Hot Water Response Time and Heat Network Efficiency

As the old saying goes – you can’t have it all. When it comes to heat networks, there is a distinct balancing act between heat network efficiency and hot water response time.

In this blog, Helen Gibbons, Technical and Design Manager at Evinox will discuss the trade-offs between hot water response and efficiency in heat networks.

VWART vs. DHW response

Introduced in 2016, the BESA (British Engineering Services Association) UK Standard for HIUs was launched to help designers and specifiers evaluate the performance of a particular unit on their network. To date, of the 7 electronic units with published test results, a trend can be seen where the HIU achieving the lowest VWART delivers the slowest DHW response time, and vice versa. Most units tested achieve balanced results and end up somewhere in the middle for both tests.

The charts shown above display a VWART figure and DHW response time for each electronically controlled HIU that has been through the BESA test (I haven’t included results for mechanical HIUs as they are not able to control the keep warm functionality). These results clearly show a correlation between a low VWART figure and slow DHW response. HIU manufacturers who have put their unit forward for this test have made a choice – what do we think is more important, VWART or DHW response time?

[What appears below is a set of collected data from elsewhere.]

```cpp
template <int EPI>
int launch_gemm(GemmArgs& g, const char* name, ivit_stream_t stream, int qkv_planes = 3)
{
    IVIT_REQUIRE(g.A && g.W && g.out, "%s: NULL operand", name);
    IVIT_REQUIRE(g.M > 0 && g.N > 0 && g.K > 0, "%s: empty problem M=%d N=%d K=%d", name, g.M, g.N, g.K);
    IVIT_REQUIRE(g.K % BK == 0, "%s: K=%d must be a multiple of %d", name, g.K, BK);
    IVIT_REQUIRE(g.lda >= g.K && g.ldw >= g.K && g.lda % 16 == 0 && g.ldw % 16 == 0,
                 "%s: lda=%lld ldw=%lld must be >= K and multiples of 16", name, (long long)g.lda, (long long)g.ldw);
    IVIT_REQUIRE(((uintptr_t)g.A % 16 == 0) && ((uintptr_t)g.W % 16 == 0) && ((uintptr_t)g.out % 16 == 0),
                 "%s: operands must be 16-byte aligned", name);
    if (EPI == EPI_I32 || EPI == EPI_RQ16 || EPI == EPI_RQ16_RES16) {
        IVIT_REQUIRE(g.N % 4 == 0 && g.ldo % 4 == 0 && g.ldo >= g.N, "%s: N=%d ldo=%lld must be multiples of 4", name,
                     g.N, (long long)g.ldo);
        if (EPI == EPI_RQ16 || EPI == EPI_RQ16_RES16)
            IVIT_REQUIRE(g.m && g.e && ((uintptr_t)g.m % 16 == 0) && ((uintptr_t)g.e % 16 == 0) && ((uintptr_t)g.out % 8 == 0),
                         "%s: requantiser tables missing or misaligned", name);
    } else {
        IVIT_REQUIRE(g.m && g.e, "%s: NULL requantiser table", name);
        IVIT_REQUIRE(((uintptr_t)g.bias % 16 == 0), "%s: bias must be 16-byte aligned", name);
        IVIT_REQUIRE(g.N % 16 == 0, "%s: N=%d must be a multiple of 16", name, g.N);
        IVIT_REQUIRE(((uintptr_t)g.m % 16 == 0) && ((uintptr_t)g.e % 16 == 0), "%s: m/e tables must be 16-byte aligned",
                     name);
    }
    if (EPI == EPI_RQ || EPI == EPI_RESID)
        IVIT_REQUIRE(g.ldo >= g.N && g.ldo % 16 == 0, "%s: ldo=%lld must be >= N and a multiple of 16", name,
                     (long long)g.ldo);
    if (EPI == EPI_RESID)
        IVIT_REQUIRE(g.res && g.ldr >= g.N && g.ldr % 16 == 0 && ((uintptr_t)g.res % 16 == 0),
                     "%s: residual operand missing or misaligned", name);
    if (EPI == EPI_RESID16 || EPI == EPI_RQ16_RES16)
        IVIT_REQUIRE(g.res && g.ldr >= g.N && g.ldr % 8 == 0 && ((uintptr_t)g.res % 16 == 0) && g.ldo >= g.N && g.ldo % 8 == 0,
                     "%s: 16-bit residual / output rows must be 16-byte aligned (ld multiples of 8 elements)", name);
    if (EPI == EPI_QKV) {
        IVIT_REQUIRE(g.tokens > 0 && g.heads > 0 && g.head_dim > 0 && g.head_dim % 16 == 0,
                     "%s: bad head geometry tokens=%d heads=%d head_dim=%d", name, g.tokens, g.heads, g.head_dim);
        IVIT_REQUIRE((int64_t)g.M * g.N < 2147483648ll, "%s: q/k/v output of %lld bytes exceeds the 2 GiB the 32-bit head-major offsets cover",
                     name, (long long)g.M * g.N);
        IVIT_REQUIRE(g.N == qkv_planes * g.heads * g.head_dim && g.M % g.tokens == 0,
                     "%s: N=%d != %d*heads*head_dim or M=%d %% tokens=%d != 0", name, g.N, qkv_planes, g.M, g.tokens);
    }
    g.flags = g_debug_flags & (31 | 128 | 256 | 512);
    g.flags2 = g_debug_flags2;
#if IVIT_LAB
    g.stamp = reinterpret_cast<unsigned long long*>(g_stamp_buf);
#endif
    const bool blocks = g.a_blocks || g.w_blocks;
    if constexpr (EPI == EPI_RQ || EPI == EPI_QKV) {
        if (!blocks && !g.w_frags && !g.out_blocks && !g.lut && !g.gelu_ws && g.M >= 8192 && g.K >= 32 && g.K <= SK_MAXK && g.K % 32 == 0 && g.N >= 16 &&
            g.N <= SK_MAXN && g.N % 16 == 0 && g.lda % 16 == 0 && g.ldw % 8 == 0 && ((uintptr_t)g.A % 16 == 0) && ((uintptr_t)g.W % 8 == 0) &&
            ((uintptr_t)g.out % 16 == 0) && (EPI == EPI_QKV || g.ldo % 16 == 0) && (EPI != EPI_QKV || g.head_dim % 16 == 0) && (int64_t)g.M * (EPI == EPI_QKV ? g.N : g.ldo) < 4294967296ll &&
            !g_force_small && !(IVIT_LAB && ((g_debug_flags2 & (1 << 20)) || (g_debug_flags & (31 | 128 | 256 | 512 | 1024))))) {
            const int nstrips = (g.M + 15) >> 4;
            const int grid = (nstrips + SK_WPB - 1) / SK_WPB < 512 ? (nstrips + SK_WPB - 1) / SK_WPB : 512;
            const bool any_k = IVIT_LAB && (g_debug_flags2 & (1 << 21));
            if (g.K == 128 && !any_k) hipLaunchKernelGGL((gemm_i8_skinny_kernel<EPI, 4>), dim3(grid), dim3(SK_NT), 0, ivit_stream(stream), g);
            else if (g.K == 64 && !any_k) hipLaunchKernelGGL((gemm_i8_skinny_kernel<EPI, 2>), dim3(grid), dim3(SK_NT), 0, ivit_stream(stream), g);
            else hipLaunchKernelGGL((gemm_i8_skinny_kernel<EPI, 0>), dim3(grid), dim3(SK_NT), 0, ivit_stream(stream), g);
            IVIT_CHECK_LAUNCH(name);
        }
    }
    if (blocks && !g.w_frags) {
        IVIT_REQUIRE(EPI != EPI_I32 && EPI != EPI_RQ16 && g.M >= 2048 && g.N >= BCH && !g_force_small,
                     "%s: block-layout operands need the persistent kernel (M >= 2048, N >= 128, requantising epilogue)", name);
        IVIT_REQUIRE(!g.a_blocks || g.lda == g.K, "%s: a block-layout A operand is dense (lda == K)", name);
        IVIT_REQUIRE(!g.w_blocks || g.ldw == g.K, "%s: a block-layout W operand is dense (ldw == K)", name);
    }
    if (g.w_frags) IVIT_REQUIRE(!g.a_blocks || g.lda == g.K, "%s: a block-layout A operand is dense (lda == K)", name);
    IVIT_REQUIRE(!g.lut || (g.w_frags && EPI == EPI_RQ), "%s: the output map needs the fragment-packed weight form (IVIT_W_FRAGS)", name);
    if (g.w_frags) {
        IVIT_REQUIRE(EPI != EPI_I32 && EPI != EPI_RQ16 && g.M >= 2048 && g.N >= 128 && g.N % 64 == 0 && (g.K / BK) % 3 == 0 && !g.w_blocks && !g_force_small,
                     "%s: the fragment-packed weight needs M >= 2048, N >= 128, N %% 64 == 0, K %% 192 == 0 and a requantising epilogue", name);
        if constexpr (EPI != EPI_I32 && EPI != EPI_RQ16) {
            g.tiles_m = (g.M + WR_TOK - 1) / WR_TOK;
            g.tiles_n = (g.N + WR_CH - 1) / WR_CH;
            g.narrow = 0;
            if constexpr (EPI == EPI_RQ || EPI == EPI_RESID || EPI == EPI_QKV) {
                if (IVIT_LAB && g.w_frags == 2 && !g.lut && !g.gelu_ws && (g_debug_flags2 & 8192) && !(g_debug_flags2 & (256 | 512))) {
                    g.narrow = 1;
                    g.tiles_n = (g.N + WR_CH / 2 - 1) / (WR_CH / 2);
                }
            }
            const int ntiles = g.tiles_m * g.tiles_n;
            if constexpr (IVIT_LAB != 0 && (EPI == EPI_RQ || EPI == EPI_QKV)) {
                if (g.w_frags == 2 && !g.lut && !g.gelu_ws && !g.narrow && (g.K / BK) >= 12 && (g_debug_flags2 & 32768) && !(g_debug_flags2 & (256 | 512)) &&
                    !(g_debug_flags & 127)) {
                    IVIT_REQUIRE(((int64_t)g.M + 16) * (EPI == EPI_QKV ? g.N : g.ldo) < 4294967296ll,
                                 "%s: IVIT_W_FRAGS16 addresses its output with 32-bit offsets: operand of 4 GiB or more", name);
                    g.split_from = ntiles;
                    if constexpr (EPI == EPI_QKV) {
                        IVIT_REQUIRE((int64_t)g.M * g.tokens < 4294967296ll, "%s: M * tokens must stay below 2^32", name);
// ... 385 lines not shown
```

The manufacturer with the impressive VWART figure of 28.0 °C has achieved this partly by allowing their DHW response time to increase to 12 seconds for the high temperature test (and 14 seconds, close to the required limit of 15, in the low temperature test). At the same time, the manufacturer with the fastest DHW response time, which is 6 seconds, has clearly achieved this at the expense of the VWART – achieving 38.4 °C.

What is keep warm functionality and what role does it play?

One of the key impacts on the overall VWART figure is the use and control of the “Keep Warm” facility, which is designed to keep the hot water plate heat exchanger warm continuously so that the HIU’s can provide a fast response as soon as there is demand for domestic hot water. This function also has the added benefit of keeping the risers and laterals warm, although additional controlled bypass valves are sometimes required, for example at the top of the riser or at the end of laterals.

(Check out my previous blog for more information about Keep-warm)

Whilst the VWART figure clearly reflects the efficiency of the plate heat exchangers and valves used in the unit, it also shows that improvements can be made by adjusting the keep warm strategy and allowing the DHW response time to increase. It’s obvious when you think about it, if less power is used to keep the plates warm, it will then take longer to receive hot water.

With the new generation of electronically controlled smart HIUs on the market, which feature self-learning, there are a number of settings that can be put in place for the keep-warm functionality, to help provide a fast DHW response with a low VWART. Take our ModuSat XR as an example, the self-learning functionality means the unit can learn what time you get up every morning and make the plate hot and ready for you by that time. Even if this might not show in BESA test results, in real life terms this will further reduce the return temperature.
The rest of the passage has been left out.